Eliminate superfluous words. They serve no purpose other than to make the document sound more legal, which is exactly the opposite of the goal that I am trying to accomplish. Examples of such words are: “hereby,” “herein,” “in and for,” “subject,” “that certain,” “now,” “that,” “undersigned,” “immediately,” “heretofore entered in this case,” “be, and hereby is”–the list goes on and on. Compare the meaning of “Now, therefore, it may be and is hereby ordered that:” with “It is ordered:”

Guideline No. 12 – Undersigned.

Never use the word “undersigned.”[4]

Good advice. We often wonder why anyone would write things like “I am in receipt of your letter.” How is that imaginably better than “I received your letter”?

We also wonder what Judge Kressel would think of our use of the “editorial we.” [5] Wikipedia informs us[6] that such an affectation is a “nosism,” defined as “The use of 'we' in referring to oneself.” There are several kinds of nosism in addition to the royal and editorial “we’s,” including the “author’s we” (“We are thus led also to a definition of "time" in physics.” — Albert Einstein), the “inclusive we” (“we are all in this together”), the “exclusive we” (“we are going to clean your clocks”), and a personal favorite, the “patronizing we” (“well, aren’t we clever today?”).

At least we’ve never referred to ourselves as “the undersigned.”

We Got Props

While we are on this train of omphaloskeptic self-examination, it is gratifying to note when our meager efforts draw some attention.

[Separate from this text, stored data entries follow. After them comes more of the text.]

## Add 64-row GEMM kernel with 4-deep LDS ring for small grids

Adds a small-grid NT GEMM path that halves the M tile to 64 rows, doubling the workgroup count for GEMMs with fewer than 128 tiles. It also replaces double buffering with a 4-stage ring that waits on vmcnt instead of issuing full barriers. The epilogue is factored into a shared helper. The aim is better CU occupancy on small problems at the cost of less reuse of the B operand per tile.

```diff
diff --git a/distillclip_amd/csrc/gemm.hip b/distillclip_amd/csrc/gemm.hip
--- a/distillclip_amd/csrc/gemm.hip
+++ b/distillclip_amd/csrc/gemm.hip
@@ -27,69 +27,8 @@
     }
 }
 
-template <int ACT, int OUT>
-__global__ __launch_bounds__(256) void gemm_nt_kernel(GemmNT p) {
-    extern __shared__ __attribute__((aligned(16))) char smem[];
-    const int tid = threadIdx.x, lane = tid & 63;
-    const int wave = __builtin_amdgcn_readfirstlane(tid >> 6);
-    const int wm = wave >> 1, wn = wave & 1;
-
-    const int nwg = p.tiles_m * p.tiles_n;
-    const int t = xcd_remap(blockIdx.x, nwg);
-    const int tm = t / p.tiles_n, tn = t % p.tiles_n;
-    const int m0 = tm * BM, n0 = tn * BN;
-
-    char* As = smem;
-    char* Bs = smem + 2 * TILE_BYTES;
-
-    f32x4 acc[4][4];
-#pragma unroll
-    for (int i = 0; i < 4; ++i)
-#pragma unroll
-        for (int j = 0; j < 4; ++j) acc[i][j] = f32x4{0.f, 0.f, 0.f, 0.f};
-
-    const int nk = p.K / BK;
-    stage_operand(p.A, p.lda, m0, p.M, 0, As, wave, lane);
-    stage_operand(p.B, p.ldb, n0, p.N, 0, Bs, wave, lane);
-
-    const int fragoff = swz((lane & 15) * 64 + (lane >> 4) * 16);
-
-    for (int kt = 0; kt < nk; ++kt) {
-        __syncthreads();
-        if (kt + 1 < nk) {
-            const int nb = (kt + 1) & 1;
-            stage_operand(p.A, p.lda, m0, p.M, (kt + 1) * BK, As + nb * TILE_BYTES, wave, lane);
-            stage_operand(p.B, p.ldb, n0, p.N, (kt + 1) * BK, Bs + nb * TILE_BYTES, wave, lane);
-        }
-        const char* a_t = As + (kt & 1) * TILE_BYTES;
-        const char* b_t = Bs + (kt & 1) * TILE_BYTES;
-#pragma unroll
-        for (int kb = 0; kb < 2; ++kb) {
-            bf16x8 af[4], bfr[4];
-#pragma unroll
-            for (int i = 0; i < 4; ++i)
-                af[i] = *(const bf16x8*)(a_t + ((wm * 4 + i) * 2 + kb) * SUB + fragoff);
-#pragma unroll
-            for (int j = 0; j < 4; ++j)
-                bfr[j] = *(const bf16x8*)(b_t + ((wn * 4 + j) * 2 + kb) * SUB + fragoff);
-#pragma unroll
-            for (int i = 0; i < 4; ++i)
-#pragma unroll
-                for (int j = 0; j < 4; ++j)
-                    acc[i][j] = __builtin_amdgcn_mfma_f32_16x16x32_bf16(af[i], bfr[j], acc[i][j], 0, 0, 0);
-        }
-    }
-
-    __syncthreads();
-    float* cs = (float*)smem;
-#pragma unroll
-    for (int i = 0; i < 4; ++i)
-#pragma unroll
-        for (int j = 0; j < 4; ++j)
-#pragma unroll
-            for (int r = 0; r < 4; ++r)
-                cs[(wm * 64 + i * 16 + (lane >> 4) * 4 + r) * CLD + wn * 64 + j * 16 + (lane & 15)] = acc[i][j][r];
-    __syncthreads();
+template <int ACT, int OUT, int ROWS>
+__device__ __forceinline__ void epilogue_from_lds(const GemmNT& p, float* cs, int m0, int n0, int tid) {
     const int cc = (tid & 15) * 8;
     const int col = n0 + cc;
     const bool col_ok = col < p.N;
@@ -104,7 +43,7 @@
 #pragma unroll
     for (int e = 0; e < 8; ++e) csum[e] = 0.f;
 #pragma unroll
-    for (int it = 0; it < 8; ++it) {
+    for (int it = 0; it < ROWS / 16; ++it) {
         const int rl = (tid >> 4) + it * 16;
         const int row = m0 + rl;
         if (row >= p.M || !col_ok) break;
@@ -144,6 +83,160 @@
             unsafeAtomicAdd(p.colsum + n0 + tid, x);
         }
     }
+}
+
+template <int ACT, int OUT>
+__global__ __launch_bounds__(256) void gemm_nt_kernel(GemmNT p) {
+    extern __shared__ __attribute__((aligned(16))) char smem[];
+    const int tid = threadIdx.x, lane = tid & 63;
+    const int wave = __builtin_amdgcn_readfirstlane(tid >> 6);
+    const int wm = wave >> 1, wn = wave & 1;
+
+    const int nwg = p.tiles_m * p.tiles_n;
+    const int t = xcd_remap(blockIdx.x, nwg);
+    const int tm = t / p.tiles_n, tn = t % p.tiles_n;
+    const int m0 = tm * BM, n0 = tn * BN;
+
+    char* As = smem;
+    char* Bs = smem + 2 * TILE_BYTES;
+
+    f32x4 acc[4][4];
+#pragma unroll
+    for (int i = 0; i < 4; ++i)
+#pragma unroll
+        for (int j = 0; j < 4; ++j) acc[i][j] = f32x4{0.f, 0.f, 0.f, 0.f};
+
+    const int nk = p.K / BK;
+    stage_operand(p.A, p.lda, m0, p.M, 0, As, wave, lane);
+    stage_operand(p.B, p.ldb, n0, p.N, 0, Bs, wave, lane);
+
+    const int fragoff = swz((lane & 15) * 64 + (lane >> 4) * 16);
+
+    for (int kt = 0; kt < nk; ++kt) {
+        __syncthreads();
+        if (kt + 1 < nk) {
+            const int nb = (kt + 1) & 1;
+            stage_operand(p.A, p.lda, m0, p.M, (kt + 1) * BK, As + nb * TILE_BYTES, wave, lane);
+            stage_operand(p.B, p.ldb, n0, p.N, (kt + 1) * BK, Bs + nb * TILE_BYTES, wave, lane);
+        }
+        const char* a_t = As + (kt & 1) * TILE_BYTES;
+        const char* b_t = Bs + (kt & 1) * TILE_BYTES;
+#pragma unroll
+        for (int kb = 0; kb < 2; ++kb) {
+            bf16x8 af[4], bfr[4];
+#pragma unroll
+            for (int i = 0; i < 4; ++i)
+                af[i] = *(const bf16x8*)(a_t + ((wm * 4 + i) * 2 + kb) * SUB + fragoff);
+#pragma unroll
+            for (int j = 0; j < 4; ++j)
+                bfr[j] = *(const bf16x8*)(b_t + ((wn * 4 + j) * 2 + kb) * SUB + fragoff);
+#pragma unroll
+            for (int i = 0; i < 4; ++i)
+#pragma unroll
+                for (int j = 0; j < 4; ++j)
+                    acc[i][j] = __builtin_amdgcn_mfma_f32_16x16x32_bf16(af[i], bfr[j], acc[i][j], 0, 0, 0);
+        }
+    }
+
+    __syncthreads();
+    float* cs = (float*)smem;
+#pragma unroll
+    for (int i = 0; i < 4; ++i)
+#pragma unroll
+        for (int j = 0; j < 4; ++j)
+#pragma unroll
+            for (int r = 0; r < 4; ++r)
+                cs[(wm * 64 + i * 16 + (lane >> 4) * 4 + r) * CLD + wn * 64 + j * 16 + (lane & 15)] = acc[i][j][r];
+    __syncthreads();
+    epilogue_from_lds<ACT, OUT, BM>(p, cs, m0, n0, tid);
+}
+
+constexpr int SG_BM = 64;
+constexpr int SG_ABYTES = (SG_BM / 16) * (BK / 32) * SUB;
+constexpr int SG_STAGE = SG_ABYTES + TILE_BYTES;
+constexpr int SG_DEPTH = 4;
+constexpr int SG_LDS = SG_DEPTH * SG_STAGE;
+constexpr int SG_MAX_TILES = 128;
+static_assert(SG_LDS >= SG_BM * CLD * 4, "the staged C tile fits the ring");
+
+__device__ __forceinline__ void sg_stage(const GemmNT& p, int m0, int n0, int k0, char* st, int wave, int lane) {
+    const int X = swz(lane * 16);
+    const int r = X >> 6, c = (X >> 4) & 3;
+#pragma unroll
+    for (int s = 0; s < 2; ++s) {
+        const int sub = wave * 2 + s;
+        const int rb = sub >> 1, kb = sub & 1;
+        int row = m0 + rb * 16 + r;
+        row = row < p.M ? row : p.M - 1;
+        const bf16_t* src = p.A + (int64_t)row * p.lda + (k0 + kb * 32 + c * 8);
+        __builtin_amdgcn_global_load_lds((gbl_void*)src, (lds_void*)(st + sub * SUB), 16, 0, 0);
+    }
+    stage_operand(p.B, p.ldb, n0, p.N, k0, st + SG_ABYTES, wave, lane);
+}
+
+template <int ACT, int OUT>
+__global__ __launch_bounds__(256) void gemm_nt_small_kernel(GemmNT p) {
+    extern __shared__ __attribute__((aligned(16))) char smem[];
+    const int tid = threadIdx.x, lane = tid & 63;
+    const int wave = __builtin_amdgcn_readfirstlane(tid >> 6);
+    const int wm = wave >> 1, wn = wave & 1;
+
+    const int nwg = p.tiles_m * p.tiles_n;
+    const int t = xcd_remap(blockIdx.x, nwg);
+    const int tm = t / p.tiles_n, tn = t % p.tiles_n;
+    const int m0 = tm * SG_BM, n0 = tn * BN;
+
+    f32x4 acc[2][4];
+#pragma unroll
+    for (int i = 0; i < 2; ++i)
+#pragma unroll
+        for (int j = 0; j < 4; ++j) acc[i][j] = f32x4{0.f, 0.f, 0.f, 0.f};
+
+    const int nk = p.K / BK;
+#pragma unroll
+    for (int s = 0; s < SG_DEPTH - 1; ++s)
+        if (s < nk) sg_stage(p, m0, n0, s * BK, smem + s * SG_STAGE, wave, lane);
+
+    const int fragoff = swz((lane & 15) * 64 + (lane >> 4) * 16);
+
+    for (int kt = 0; kt < nk; ++kt) {
+        const int younger = (nk - 1 < kt + 2 ? nk - 1 : kt + 2) - kt;
+        if (younger == 2) WAIT_VMCNT(12);
+        else if (younger == 1) WAIT_VMCNT(6);
+        else WAIT_VMCNT(0);
+        __builtin_amdgcn_s_barrier();
+        if (kt + SG_DEPTH - 1 < nk)
+            sg_stage(p, m0, n0, (kt + SG_DEPTH - 1) * BK, smem + ((kt + SG_DEPTH - 1) % SG_DEPTH) * SG_STAGE, wave, lane);
+        const char* a_t = smem + (kt % SG_DEPTH) * SG_STAGE;
+        const char* b_t = a_t + SG_ABYTES;
+#pragma unroll
+        for (int kb = 0; kb < 2; ++kb) {
+            bf16x8 af[2], bfr[4];
+#pragma unroll
+            for (int i = 0; i < 2; ++i)
+                af[i] = *(const bf16x8*)(a_t + ((wm * 2 + i) * 2 + kb) * SUB + fragoff);
+#pragma unroll
+            for (int j = 0; j < 4; ++j)
+                bfr[j] = *(const bf16x8*)(b_t + ((wn * 4 + j) * 2 + kb) * SUB + fragoff);
+#pragma unroll
+            for (int i = 0; i < 2; ++i)
+#pragma unroll
+                for (int j = 0; j < 4; ++j)
+                    acc[i][j] = __builtin_amdgcn_mfma_f32_16x16x32_bf16(af[i], bfr[j], acc[i][j], 0, 0, 0);
+        }
+    }
+
+    __syncthreads();
+    float* cs = (float*)smem;
+#pragma unroll
+    for (int i = 0; i < 2; ++i)
+#pragma unroll
+        for (int j = 0; j < 4; ++j)
+#pragma unroll
+            for (int r = 0; r < 4; ++r)
+                cs[(wm * 32 + i * 16 + (lane >> 4) * 4 + r) * CLD + wn * 64 + j * 16 + (lane & 15)] = acc[i][j][r];
+    __syncthreads();
+    epilogue_from_lds<ACT, OUT, SG_BM>(p, cs, m0, n0, tid);
 }
 
 constexpr int HT = 16384;
@@ -975,6 +1068,15 @@
         if (out_f32) { if constexpr (ACT == 0) hipLaunchKernelGGL((gemm_nt256_kernel<0, 1, 8>), dim3(ntiles), dim3(512), lds256, st, p); }
         else if (out == 2) { if constexpr (ACT == 0) hipLaunchKernelGGL((gemm_nt256_kernel<0, 2, 8>), dim3(ntiles), dim3(512), lds256, st, p); }
         else hipLaunchKernelGGL((gemm_nt256_kernel<ACT, 0, 8>), dim3(ntiles), dim3(512), lds256, st, p);
+        return dclip_check_launch("dclip_gemm_nt");
+    }
+    static const int smallgrid = [] { const char* e = getenv("DCLIP_GEMM_SMALLGRID"); return e ? atoi(e) : 1; }();
+    if (smallgrid != 0 && p.tiles_m * p.tiles_n < SG_MAX_TILES) {
+        p.tiles_m = (p.M + SG_BM - 1) / SG_BM;
+        const int sgrid = p.tiles_m * p.tiles_n;
+        if (out_f32) hipLaunchKernelGGL((gemm_nt_small_kernel<ACT, 1>), dim3(sgrid), dim3(256), SG_LDS, st, p);
+        else if (out == 2) { if constexpr (ACT == 0) hipLaunchKernelGGL((gemm_nt_small_kernel<0, 2>), dim3(sgrid), dim3(256), SG_LDS, st, p); }
+        else hipLaunchKernelGGL((gemm_nt_small_kernel<ACT, 0>), dim3(sgrid), dim3(256), SG_LDS, st, p);
         return dclip_check_launch("dclip_gemm_nt");
     }
     const int grid = p.tiles_m * p.tiles_n;
```

Result: no change. 18890 pairs/s (-0.1%).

In our monthly search for items of interest, we came across this comment in the Legal Profession Blog on our January item listing the top disciplinary cases of the year. The author, Ethics Counsel Michael Frisch of the Georgetown Law Center, comments, “I applaud the effort to highlight professional responsibility issues in a manner that goes beyond what Pennsylvania already does, which is provide prompt and easy access to its decisions. Many bar web pages don't even do that.” Our pleasure, Professor.

At this point it might be a good idea to acknowledge the origin of the annual survey, which grew from a suggestion by Harrisburg attorney Robert H. Davis, Jr., a former Acting Chief Disciplinary Counsel who is also Adjunct Professor of Professional Responsibility at Widener University School of Law, Harrisburg. We are continually grateful for the interaction and suggestions we receive from readers, which has done much to make this newsletter a better and more useful feature.

Got a Tip?

Or a question, a comment, an idea you’d like to see addressed? We are always glad to hear from you. Write us at

[1] There has to be a movie in this story. Or a reality show.

[2] “Baddeley” – must resist, must resist . . .

[3] It’s worth noting that Judge Kressel is giving directions for writing orders, which will be in his words and will not involve disputed issues. In other contexts, such as pleadings, “and/or” may be necessary to reserve options. But when writing in “regular grammatical English,” Judge Kressel is right. It never sounds like plain English.

[4] Repeated, but worth repeating.

[5] Also known as the “royal we” or “majestic plural (pluralis maiestatis).” There is certainly nothing royal or majestic about us.

[6] Oops, there we go again. Oops, we mean . . . never mind.